Institutional investors have continued to direct significant sums into retail property, despite evidence of a slow-down in consumer spending, according to property consultants, Donaldsons. Its latest research bulletin shows that net investment into the retail property sector fell just short of record levels in Q3 2005, with around £1bn committed to high street shops, shopping centres and retail warehouse.
Significantly, the research reveals that poor retail sales and increasing void rates have not yet dented retail rental value growth. Retail warehouses are securing the strongest rental growth within the sector, 4.9% per year at end-Q3 2005. High street shop rental values are experiencing modest, but nonetheless improving growth of 2.2% (versus 1.7% in Q2). Shopping centre rental growth has moved roughly in line with that of high street shops, having secured a modest uplift from 1.8% in Q2 to 2.5% in Q3.
Recent capital value performance in the retail property sector is slightly less encouraging, however. Having enjoyed the best capital growth over the past three years, retail is no longer the property type with this performance edge. Both the offices and industrials sectors are benefiting from declining yields to the extent that all three sectors' capital value gains from yield movements are now in the 10%-12% per year range.
To date, investors appear to have kept their faith in retail property mainly on the back of compressing yields, which have given a boost to shop values in particular. Indeed, with the slide in retail sales growth possibly halted, all three of the retail subsectors are enjoying better total returns now than in June. Shops and centres, the two town-centre types, now have better rates of rental, yield and total return performance than at any time this year. This was anticipated by Donaldsons and a handful of others, but is well beyond the expectation of the wider market. Interestingly, in a significant investment performance shift, town centre shops, sometimes cast as the sector's ugly ducklings, are once more outpacing retail warehouses, which have been seen as retails' swans.
Overall, Q3 2005 set a new record high for net investment by the property unit trusts and other monthly and quarterly valued funds committing just short of £2 bn. Given the complaints about stock shortage, this is a notable feature - and implies that market strength will continue across all property investment sectors for some while yet. Retail investment spending accounted for nearly half the record net spending, however this was balanced by the funds' increased commitment to offices and industrials.
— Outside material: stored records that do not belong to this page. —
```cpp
#ifndef SINDDM_WH_MIN_ITEMS_PER_CU
#define SINDDM_WH_MIN_ITEMS_PER_CU 12
#endif
#ifndef SINDDM_WH_MIN_PIXELS
#define SINDDM_WH_MIN_PIXELS 12000
#endif
#ifndef SINDDM_CONV_WH
#define SINDDM_CONV_WH 1
#endif
inline bool conv_wh_applies(bool fp32_convs, int B, int H, int W, int cin, int cout) {
    if (!SINDDM_CONV_WH || fp32_convs || !wh_shape_ok(cin, cout) || W % 4 != 0) return false;
    if ((long long)cin * H * W * 4 >= 0x40000000LL) return false;
    if ((long long)H * W < SINDDM_WH_MIN_PIXELS) return false;
    return (long long)B * ((W + WH_TW - 1) / WH_TW) * ((H + WH_TH - 1) / WH_TH) * (cout / WH_COB) >=
           (long long)SINDDM_WH_MIN_ITEMS_PER_CU * wino2_cu_count();
}

inline int conv_wh_launch(const ConvArgs& a_in, hipStream_t st) {
    ConvArgs a = a_in;
    if (!wh_shape_ok(a.Cin, a.Cout) || a.W % 4 != 0 || !a.wsinv || (long long)a.Cin * a.H * a.W * 4 >= 0x40000000LL)
        return SINDDM_E_BADSHAPE;
    ConvProfiler& prof = conv_profiler();
    const bool rec = prof.on && prof.used < ConvProfiler::MAXREC;
    if (rec) {
        while (prof.created <= prof.used) {
            (void)hipEventCreate(&prof.ev[2 * prof.created]);
            (void)hipEventCreate(&prof.ev[2 * prof.created + 1]);
            ++prof.created;
        }
        (void)hipEventRecord(prof.ev[2 * prof.used], st);
    }
    a.nch3 = a.Cin / 16;
    a.coblks = a.Cout / WH_COB;
    a.tilesX = (a.W + WH_TW - 1) / WH_TW;
    a.tilesY = (a.H + WH_TH - 1) / WH_TH;
    a.ntiles = a.B * a.tilesX * a.tilesY;
    a.tiles_per_xcd = (a.ntiles + 7) / 8;
    const int ipx = a.tiles_per_xcd * a.coblks;
    int wpx = wino2_cu_count() / 8;
    if (wpx < 1) wpx = 1;
    if (wpx > ipx) wpx = ipx;
    static const hipError_t attr_rc = hipFuncSetAttribute(reinterpret_cast<const void*>(&conv_wh_kernel),
                                                          hipFuncAttributeMaxDynamicSharedMemorySize, WH_LDS);
    if (attr_rc != hipSuccess) return (int)attr_rc;
#ifdef WH_TIMING
    static int wh_launch_no = 0;
    a.mtp = wh_launch_no++ % 8;
#endif
    hipLaunchKernelGGL(conv_wh_kernel, dim3(wpx * 8), dim3(512), WH_LDS, st, a, ipx, wpx);
    if (rec) {
        (void)hipEventRecord(prof.ev[2 * prof.used + 1], st);
        const double fl = 2.0 * a.B * a.H * (a.Wt > 0 ? a.Wt : a.W) * (double)a.Cout * 9.0 * a.Cin;
        prof.note(1, fl, 2.0 * a.ntiles * 32.0 * 24.0 * 4.0 * (double)a.Cout * a.Cin, 8);
    }
    SINDDM_LAUNCH_CHECK();
    return 0;
}

}
```

Measured before the change: 703.3 sample-steps/s (finest scale, batch x steps/s, all GPUs).

## Reassign Winograd frequencies per wave so row transform happens in registers

Each compute wave now owns frequency rows spaced six apart (fj, fj+6, fj+12, fj+18) instead of four consecutive frequencies. That lets the first stage of the output inverse transform (combining rows) run in registers on the accumulators before the LDS exchange. The exchange buffer shrinks to two transformed rows, and the epilogue handles two output-channel groups per barrier pair, so there are 3 rounds instead of 5. This cuts LDS traffic and barriers in the epilogue. In exchange, the weight and V indexing change, so the pre-packed weight layout must match the new stride.

```diff
diff --git a/sinddm_amd/csrc/conv_wh.h b/sinddm_amd/csrc/conv_wh.h
--- a/sinddm_amd/csrc/conv_wh.h
+++ b/sinddm_amd/csrc/conv_wh.h
@@ -34,7 +34,7 @@
 constexpr int WH_RAW = 16 * WH_PS * 4;
 constexpr int WH_V = 24 * 2 * 64 * 16;
 constexpr int WH_XS = 36;
-constexpr int WH_X = 24 * 16 * WH_XS * 4;
+constexpr int WH_X = 2 * 6 * 32 * WH_XS * 4;
 constexpr int WH_LDS = 160 * 1024;
 constexpr int WH_REGION = WH_LDS - WH_RAW;
 constexpr int WH_VB = WH_REGION - WH_V;
@@ -181,7 +181,7 @@
     const int t_rdB = (((sv & 1) * 8 + 4 * t_q) * WH_PS + 2 * t_tr * WH_RS + 4 * t_tc + 4) * 4;
     const int t_rdE = (((sv & 1) * 8 + 4 * t_q) * WH_PS + 2 * t_tr * WH_RS + (t_tc == 7 ? 36 : 3)) * 4;
     const int t_wr0 = ((t_mg * 64 + (sv & 1) * 16 + t_t16) * 16) + t_q * 8;
-    const int f0 = 4 * (service_rt ? 0 : wv);
+    const int fj = service_rt ? 0 : wv;
     const int a_rd = ((kq & 1) * 16 + l16) * 16;
 
     const int xcd = blockIdx.x & 7, ls = blockIdx.x >> 3;
@@ -330,21 +330,22 @@
         const __amdgpu_buffer_rsrc_t rsw =
             __builtin_amdgcn_make_buffer_rsrc(const_cast<float*>(p.w3), 0, 0x7FFFFFF0, 0x00020000);
         const int wlane = lane * 16;
-        const int wbase = ((cb * nch) * 24 + f0) * 5 * 1024;
+        const int wbase = ((cb * nch) * 24 + fj) * 5 * 1024;
         h16x8 ur[10];
         auto load_u = [&](int c, int fi, int n, int slot) {
-            const int so = wbase + (c * 24 * 5 + fi * 5 + n) * 1024;
+            const int so = wbase + (c * 24 * 5 + fi * 30 + n) * 1024;
             ur[slot] = __builtin_bit_cast(h16x8, __builtin_amdgcn_raw_buffer_load_b128(rsw, wlane, so, 0));
         };
         auto multiply = [&](int c, const unsigned char* vb) {
-            const unsigned char* A = vb + f0 * 2048 + a_rd;
+            const unsigned char* A = vb + fj * 2048 + a_rd;
             wh_static_for<4>([&](auto FI) {
                 constexpr int fi = decltype(FI)::value;
+                constexpr int fo = fi * 6 * 2048;
                 h16x8 ah0, ah1, al0, al1;
-                ah0 = *reinterpret_cast<const h16x8*>(A + fi * 2048);
-                ah1 = *reinterpret_cast<const h16x8*>(A + fi * 2048 + 1024);
-                al0 = *reinterpret_cast<const h16x8*>(A + fi * 2048 + 512);
-                al1 = *reinterpret_cast<const h16x8*>(A + fi * 2048 + 1024 + 512);
+                ah0 = *reinterpret_cast<const h16x8*>(A + fo);
+                ah1 = *reinterpret_cast<const h16x8*>(A + fo + 1024);
+                al0 = *reinterpret_cast<const h16x8*>(A + fo + 512);
+                al1 = *reinterpret_cast<const h16x8*>(A + fo + 1024 + 512);
                 wh_static_for<5>([&](auto NN) {
                     constexpr int n = decltype(NN)::value;
                     constexpr int slot = (fi & 1) * 5 + n;
@@ -439,63 +440,77 @@
         g += nch;
         WH_SEG(16);
 
-        const int e_wr = ((f0 * 16 + l16) * WH_XS + 4 * kq) * 4;
+        const int e_wr = ((fj * 32 + l16) * WH_XS + 4 * kq) * 4;
         const int e_rd = (e_co * WH_XS + e_t) * 4;
         float amax = 0.f;
         WH_SEG(17);
-        wh_static_for<5>([&](auto NN) {
-            constexpr int n = decltype(NN)::value;
+        if constexpr (!service) {
+#pragma unroll
+            for (int mg = 0; mg < 2; ++mg)
+#pragma unroll
+                for (int n = 0; n < 5; ++n) {
+                    acc[0][mg][n] = acc[0][mg][n] + acc[1][mg][n] + acc[2][mg][n];
+                    acc[1][mg][n] = acc[1][mg][n] - acc[2][mg][n] - acc[3][mg][n];
+                }
+        }
+        wh_static_for<3>([&](auto PS) {
+            constexpr int n0 = 2 * decltype(PS)::value;
+            constexpr int nn = n0 + 2 <= 5 ? 2 : 1;
             unsigned char* X = sV + ((g & 1) ? 0 : WH_V);
             if constexpr (!service) {
 #pragma unroll
-                for (int fi = 0; fi < 4; ++fi)
-#pragma unroll
-                    for (int g = 0; g < 2; ++g)
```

Bryan Duncan, head of retail at Donaldsons, comments: "Despite a renewed enthusiasm for the offices sector, there is plenty to suggest that retail remains a safe bet. Falling retail sales alone are not a cause for concern as our research demonstrates that there is no correlation between sales growth and rental growth. If retail property continues to perform through a combination of positive yield shift and rental growth, it will retain its allure to investors."